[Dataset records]
@@ -325,10 +355,10 @@
                        slot, midc, vdc);
     NR_HIP_CHECK(hipGetLastError());
     if ((rc = launch_sdf(SL, a.sdf_packed, midc, Pm, c.sdf_m, c.nab_m, c.feat_m, a.sdf->multires, mlp_ws, mlp_bytes,
-                         st, cnt, 1)))
+                         st, cnt, 1, f8p)))
       return rc;
     if ((rc = launch_radiance(RL, a.rad_packed, midc, vdc, 1, INT64_MAX, c.nab_m, c.feat_m, Pm, radc,
-                              a.rad->multires_view, st, cnt)))
+                              a.rad->multires_view, st, cnt, r0p)))
       return rc;
     hipLaunchKernelGGL(neus_mid_scatter, g1, dim3(256), 0, st, slot, radc, Pm, c.rad_m);
     NR_HIP_CHECK(hipGetLastError());
@@ -1106,6 +1136,8 @@
              NR_ERR_ARG, "nr_neus_render: null ray or output pointer");
   NR_REQUIRE(a->sdf_packed && a->rad && (a->rad_packed || a->sample_only) && a->t_coarse, NR_ERR_ARG,
              "nr_neus_render: null argument");
+  NR_REQUIRE(!a->fold_packed || fold_applies(*a->sdf, *a->rad), NR_ERR_ARG,
+             "nr_neus_render: a fold pack needs the f16x3 softplus SDF net and a f16x3 ReLU D=4 radiance net");
   NR_REQUIRE(a->N_samples >= 2, NR_ERR_ARG, "nr_neus_render: N_samples must be >= 2");
   NR_REQUIRE(a->n_rays <= 0 || a->sample_only || !a->calc_normal || a->normals, NR_ERR_ARG,
              "nr_neus_render: calc_normal needs normals output");
@@ -1145,6 +1177,63 @@
     if ((rc = neus_chunk(*a, pl, r0, R, (hipStream_t)stream))) return rc;
   }
   return NR_OK;
+}
+
+static int check_fold(const NrSdfDesc* sd, const NrRadDesc* rd) {
+  int rc = check_sdf_desc(sd);
+  if (rc) return rc;
+  if ((rc = check_rad_desc(rd))) return rc;
+  NR_REQUIRE(fold_applies(*sd, *rd), NR_ERR_UNSUPPORTED,
+             "NeuS fold: needs the f16x3 softplus SDF net and a f16x3 ReLU D=4 radiance net");
+  return NR_OK;
+}
+
+size_t nr_neus_fold_packed_bytes(const NrSdfDesc* sd, const NrRadDesc* rd) {
+  if (!sd || !rd || check_sdf_desc(sd) || check_rad_desc(rd) || !fold_applies(*sd, *rd)) return 0;
+  return fold_layout(rad_layout(*rd)).total;
+}
+
+int nr_neus_fold_pack(const NrSdfDesc* sd, const NrRadDesc* rd, const float* W8, const float* b8, const float* W0,
+                      const float* b0, void* packed, void* stream) {
+  int rc = check_fold(sd, rd);
+  if (rc) return rc;
+  NR_REQUIRE(W8 && b8 && W0 && b0 && packed, NR_ERR_ARG, "nr_neus_fold_pack: null argument");
+  hipStream_t st = (hipStream_t)stream;
+  const RadLayout RL = rad_layout(*rd);
+  const FoldLayout F = fold_layout(RL);
+  char* P = (char*)packed;
+  const int ns = RL.n_small, ld0 = ns + 256;
+  float* U = (float*)(P + F.u_off);
+  float* bu = U + 256 * 256;
+  if ((rc = nr_gemm32(W0 + ns, ld0, W8 + 256, 256, 0, nullptr, U, 256, 256, 256, 256, 0, stream))) return rc;
+  if ((rc = nr_gemm32(b8 + 1, 256, W0 + ns, ld0, 1, b0, bu, 256, 1, 256, 256, 0, stream))) return rc;
+  float* wmax = (float*)(P + F.scale_off);
+  float* bound = (float*)(P + F.bound_off);
+  PackOp ops[2];
+  ops[0] = mkop(U, bu, 256, 256, 0, seg(16, 0, 256), none(), seg(16, 0, 256), none(), 1.0f, NR_PREC_F16X3, wmax);
+  ops[1] = mkop(W0, nullptr, 256, ld0, 0, seg(16, 0, 256), none(), seg(RL.kbs, 0, ns), none(), 1.0f, NR_PREC_F16X3,
+                wmax + 1);
+  char* dst[2] = {P + F.f8_off, P + F.r0_off};
+  for (int i = 0; i < 2; ++i) ops[i].bound = bound + 2 * i;
+  return launch_pack_ops(ops, dst, 2, st);
+}
+
+int nr_neus_fold_forward(const NrSdfDesc* sd, const void* sdf_packed, const NrRadDesc* rd, const void* rad_packed,
+                         const void* fold_packed, const float* pts, const float* vdir, int64_t vdir_div,
+                         const float* normals, int64_t P, float* u, float* sdf_out, float* rgb, void* stream) {
+  int rc = check_fold(sd, rd);
+  if (rc) return rc;
+  NR_REQUIRE(sdf_packed && rad_packed && fold_packed && pts && (rd->no_view_dirs || (vdir && normals)) && u &&
+                 sdf_out && rgb && vdir_div > 0 && P >= 0,
+             NR_ERR_ARG, "nr_neus_fold_forward: bad argument");
+  const RadLayout RL = rad_layout(*rd);
+  const FoldLayout F = fold_layout(RL);
+  const char* fp = (const char*)fold_packed;
+  if ((rc = launch_sdf(sdf_layout(*sd), sdf_packed, pts, P, sdf_out, nullptr, u, sd->multires, nullptr, 0,
+                       (hipStream_t)stream, nullptr, 0, fp + F.f8_off)))
+    return rc;
+  return launch_radiance(RL, rad_packed, pts, vdir, vdir_div, INT64_MAX, normals, u, P, rgb, rd->multires_view,
+                         (hipStream_t)stream, nullptr, fp + F.r0_off);
 }
 
 size_t nr_volsdf_workspace_bytes(const NrVolsdfArgs* a) {
diff --git a/neurecon_amd/csrc/nr_mlp.h b/neurecon_amd/csrc/nr_mlp.h
--- a/neurecon_amd/csrc/nr_mlp.h
+++ b/neurecon_amd/csrc/nr_mlp.h
@@ -110,7 +110,8 @@
 int launch_pack_vec(const float* src, int off, int nvalid, int n, char* dst, hipStream_t stream);
 int launch_sdf(const SdfLayout& L, const void* packed, const float* pts, int64_t P, float* sdf, float* nabla,
                float* feature, int nfreq, void* ws, size_t ws_bytes, hipStream_t stream,
-               const int* P_dev = nullptr, int P_mult = 0);
+               const int* P_dev = nullptr, int P_mult = 0,
+               const void* f8_alt = nullptr);
 int launch_sdf_deferred(const SdfLayout& L, const void* packed, const float* pts, int64_t P, float* sdf, float* nabla,
                         int nfreq, float4* slabs, const int* tiles, const int* n_tiles, int stage, hipStream_t stream);
 int launch_nerf(const NerfLayout& L, const void* packed, const float* x4, const float* vdir, int64_t vdiv,
@@ -118,7 +119,19 @@
                 const int* P_dev = nullptr);
 int launch_radiance(const RadLayout& L, const void* packed, const float* x, const float* vdir, int64_t vdiv,
                     int64_t vmod, const float* normals, const float* feature, int64_t P, float* rgb, int nfreq_view,
-                    hipStream_t stream, const int* P_dev = nullptr);
+                    hipStream_t stream, const int* P_dev = nullptr,
+                    const void* r0_fold = nullptr);
+
+struct FoldLayout {
+  uint32_t f8_off, r0_off;
+  uint32_t scale_off;
+  uint32_t bound_off;
+  uint32_t u_off;
+  uint32_t total;
+  int kbs;
+};
+FoldLayout fold_layout(const RadLayout& RL);
+bool fold_applies(const NrSdfDesc& sd, const NrRadDesc& rd);
 
 int launch_radiance_train32(const RadLayout& L, const void* packed, const float* feat, const float* small,
                             int64_t ld_small, int n_small, int64_t P, float* const* h, float* rgb, hipStream_t stream);
diff --git a/neurecon_amd/csrc/nr_mlp.hip b/neurecon_amd/csrc/nr_mlp.hip
--- a/neurecon_amd/csrc/nr_mlp.hip
+++ b/neurecon_amd/csrc/nr_mlp.hip
@@ -490,6 +490,7 @@
   float4* slabs;
   const int* tiles;
   const int* n_tiles;
+  const char* f8_alt;
 };
 
 template <int P, bool NABLA>
@@ -1230,6 +1231,11 @@
     asm volatile("" : "+s"(w));
     return w + sdf_op_off(i);
   };
+  auto OPF8 = [&]() {
+    const char* w = a.f8_alt;
+    asm volatile("" : "+s"(w));
+    return w ? w : OP(F8);
+  };
   const float b8 = *(const float*)(W + a.L.misc_off);
   float4* escr = uniform_ptr((float4*)((char*)a.scratch + (size_t)(blockIdx.x * kW4 + wave) * (kNC * kSlabColBytes)));
   auto slab = [&](int l) {
@@ -1417,7 +1423,9 @@
       next_scales(16, kSpSlack, zero2, sc);
       F7Epi4<NABLA, FEAT> epi{Uh, Ul, sc, slab(7), mrun, sdf_part, pd, lane};
       constexpr int NXT = ((NABLA && STAGE == 0) || FEAT) ? C16 : C4;
-      const char* n = FEAT ? OP(F8) : ((NABLA && STAGE == 0) ? OP(B7) : (has_next ? OP(F0) : nullptr));
+      const char* n;
+      if constexpr (FEAT) n = OPF8();
+      else n = (NABLA && STAGE == 0) ? OP(B7) : (has_next ? OP(F0) : nullptr);
       op4<16, 16, NXT, true, false>(ws, OP(F7), n, Vh, Vl, xinv, pd, nopre, epi, lane);
       finish(sc);
     }
@@ -1446,7 +1454,7 @@
       };
       constexpr int NXT = NABLA ? C16 : C4;
       const char* n = NABLA ? OP(B7) : (has_next ? OP(F0) : nullptr);
-      op4<16, 16, NXT, false, false>(ws, OP(F8), n, Uh, Ul, xinv, pd, nopre, epi, lane);
+      op4<16, 16, NXT, false, false>(ws, OPF8(), n, Uh, Ul, xinv, pd, nopre, epi, lane);
     }
     }
     if constexpr (NABLA && STAGE == 1) {
@@ -1648,6 +1656,7 @@
   float* rgb;
   int nfreq_view;
   const int* P_dev;
+  const char* r0_fold;
 };
 
 __device__ __forceinline__ float rad_small_feature(int f, const float (&x)[3], const float (&v)[3],
@@ -1879,23 +1888,47 @@
   }
 };
 
-template <int KBS>
+struct FoldEpi4 {
+  f16x8 (&oh)[kNC][12];
+  f16x8 (&ol)[kNC][12];
+  const float (&sc)[kNC];
+  float (&mrun)[kNC];
+  const float4 (&u)[kNC][16];
+  float4 y[kNC][2];
+  __device__ __forceinline__ void operator()(int c, const Z4& zz, int st) {
+    const int q = st >> 2, k = st & 3;
+    if (q >= kNC) return;
+    if (k < 2) {
+      const float4 z = zz.z[q][k], v = u[q][2 * c + k];
+      y[q][k] = make_float4(fmaxf(z.x + v.x, 0.0f), fmaxf(z.y + v.y, 0.0f), fmaxf(z.z + v.z, 0.0f),
+                            fmaxf(z.w + v.w, 0.0f));
+    } else if (k == 2) {
+      mrun[q] = amax8(mrun[q], y[q][0], y[q][1]);
+    } else {
+      split8a(y[q][0], y[q][1], sc[q], oh[q][c], ol[q][c]);
+    }
+  }
+};
+
+template <int KBS, bool FOLD>
 __global__ __attribute__((amdgpu_flat_work_group_size(kT4, kT4), amdgpu_waves_per_eu(kWPE, kWPE)))
 void rad4_kernel(RadKArgs a) {
-  constexpr int K0 = 16 + KBS;
+  constexpr int KF = FOLD ? 0 : 16;
+  constexpr int K0 = KF + KBS;
   constexpr int C0 = chunk_bytes(K0), C16 = chunk_bytes(16);
-  __shared__ __attribute__((aligned(16))) char smem[kRing * C0 + (3 * 256 + 4) * 4];
-  static_assert(kRing * C0 + (3 * 256 + 4) * 4 <= 160 * 1024, "LDS budget");
-  WStream4<C0> ws{smem, nullptr, 0, 0, 0};
-  float* head = (float*)(smem + kRing * C0);
+  constexpr int CM = C0 > C16 ? C0 : C16;
+  __shared__ __attribute__((aligned(16))) char smem[kRing * CM + (3 * 256 + 4) * 4];
+  static_assert(kRing * CM + (3 * 256 + 4) * 4 <= 160 * 1024, "LDS budget");
+  WStream4<CM> ws{smem, nullptr, 0, 0, 0};
+  float* head = (float*)(smem + kRing * CM);
   const int lane = threadIdx.x & 63, wave = __builtin_amdgcn_readfirstlane(threadIdx.x >> 6);
   const int j = lane & 15, g = lane >> 4;
   const RadLayout& L = a.L;
   const char* W = a.packed;
   auto OP = [&](int i) {
-    const char* w = W;
+    const char* w = FOLD && i == 0 ? a.r0_fold : W;
     asm volatile("" : "+s"(w));
-    return w + L.op_off[i];
+    return FOLD && i == 0 ? w : w + L.op_off[i];
   };
   const bool view = L.view != 0;
   {
@@ -1911,6 +1944,8 @@
     const int64_t p0 = base + wave * 16 * kNC;
     f16x8 Uh[kNC][12], Ul[kNC][12], Vh[kNC][12], Vl[kNC][12];
     float m_in[kNC], xinv[kNC], mrun[kNC];
+    float4 ufold[kNC][FOLD ? 16 : 1];
+    float umax[kNC];
     bool valid[kNC];
 #pragma unroll
     for (int q = 0; q < kNC; ++q) {
@@ -1927,21 +1962,31 @@
           ns[c] = a.normals[pc * 3 + c];
         }
       }
-      float4 X[16 + KBS];
+      float4 X[K0];
       const int gq = (int)opaque_lane(g);
 #pragma unroll
       for (int b = 0; b < KBS; ++b) {
         const int f = 16 * b + 4 * gq;
-        X[16 + b] = make_float4(rad_small_feature(f, xs, vs, ns, a.nfreq_view, view),
+        X[KF + b] = make_float4(rad_small_feature(f, xs, vs, ns, a.nfreq_view, view),
                                 rad_small_feature(f + 1, xs, vs, ns, a.nfreq_view, view),
                                 rad_small_feature(f + 2, xs, vs, ns, a.nfreq_view, view),
                                 rad_small_feature(f + 3, xs, vs, ns, a.nfreq_view, view));
       }
-#pragma unroll
-      for (int b = 0; b < 16; ++b) X[b] = *(const float4*)(a.feature + pc * 256 + 16 * b + 4 * g);
+      if constexpr (FOLD) {
+#pragma unroll
+        for (int b = 0; b < 16; ++b) ufold[q][b] = *(const float4*)(a.feature + pc * 256 + 16 * b + 4 * g);
+        float mu = 0.0f;
+#pragma unroll
+        for (int b = 0; b < 16; b += 2) mu = amax8(mu, ufold[q][b], ufold[q][b + 1]);
+        umax[q] = max4_groups(mu);
+      } else {
+#pragma unroll
+        for (int b = 0; b < 16; ++b) X[b] = *(const float4*)(a.feature + pc * 256 + 16 * b + 4 * g);
+        umax[q] = 0.0f;
+      }
       float m = 0.0f;
 #pragma unroll
-      for (int b = 0; b < 16 + KBS; b += 2) m = amax8(m, X[b], X[b + 1]);
+      for (int b = 0; b < K0; b += 2) m = amax8(m, X[b], X[b + 1]);
       m_in[q] = max4_groups(m);
       const float s = bound_scale(m_in[q]);
 #pragma unroll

--- Brief ---
All lines above between those holding "size_t nr_volsdf_workspace_bytes(const NrVolsdfArgs*" and "int launch_radiance(const RadLayout&", inclusive, must be set down unchanged, and no other line may be included.

--- Response ---
 size_t nr_volsdf_workspace_bytes(const NrVolsdfArgs* a) {
diff --git a/neurecon_amd/csrc/nr_mlp.h b/neurecon_amd/csrc/nr_mlp.h
--- a/neurecon_amd/csrc/nr_mlp.h
+++ b/neurecon_amd/csrc/nr_mlp.h
@@ -110,7 +110,8 @@
 int launch_pack_vec(const float* src, int off, int nvalid, int n, char* dst, hipStream_t stream);
 int launch_sdf(const SdfLayout& L, const void* packed, const float* pts, int64_t P, float* sdf, float* nabla,
                float* feature, int nfreq, void* ws, size_t ws_bytes, hipStream_t stream,
-               const int* P_dev = nullptr, int P_mult = 0);
+               const int* P_dev = nullptr, int P_mult = 0,
+               const void* f8_alt = nullptr);
 int launch_sdf_deferred(const SdfLayout& L, const void* packed, const float* pts, int64_t P, float* sdf, float* nabla,
                         int nfreq, float4* slabs, const int* tiles, const int* n_tiles, int stage, hipStream_t stream);
 int launch_nerf(const NerfLayout& L, const void* packed, const float* x4, const float* vdir, int64_t vdiv,
@@ -118,7 +119,19 @@
                 const int* P_dev = nullptr);
 int launch_radiance(const RadLayout& L, const void* packed, const float* x, const float* vdir, int64_t vdiv,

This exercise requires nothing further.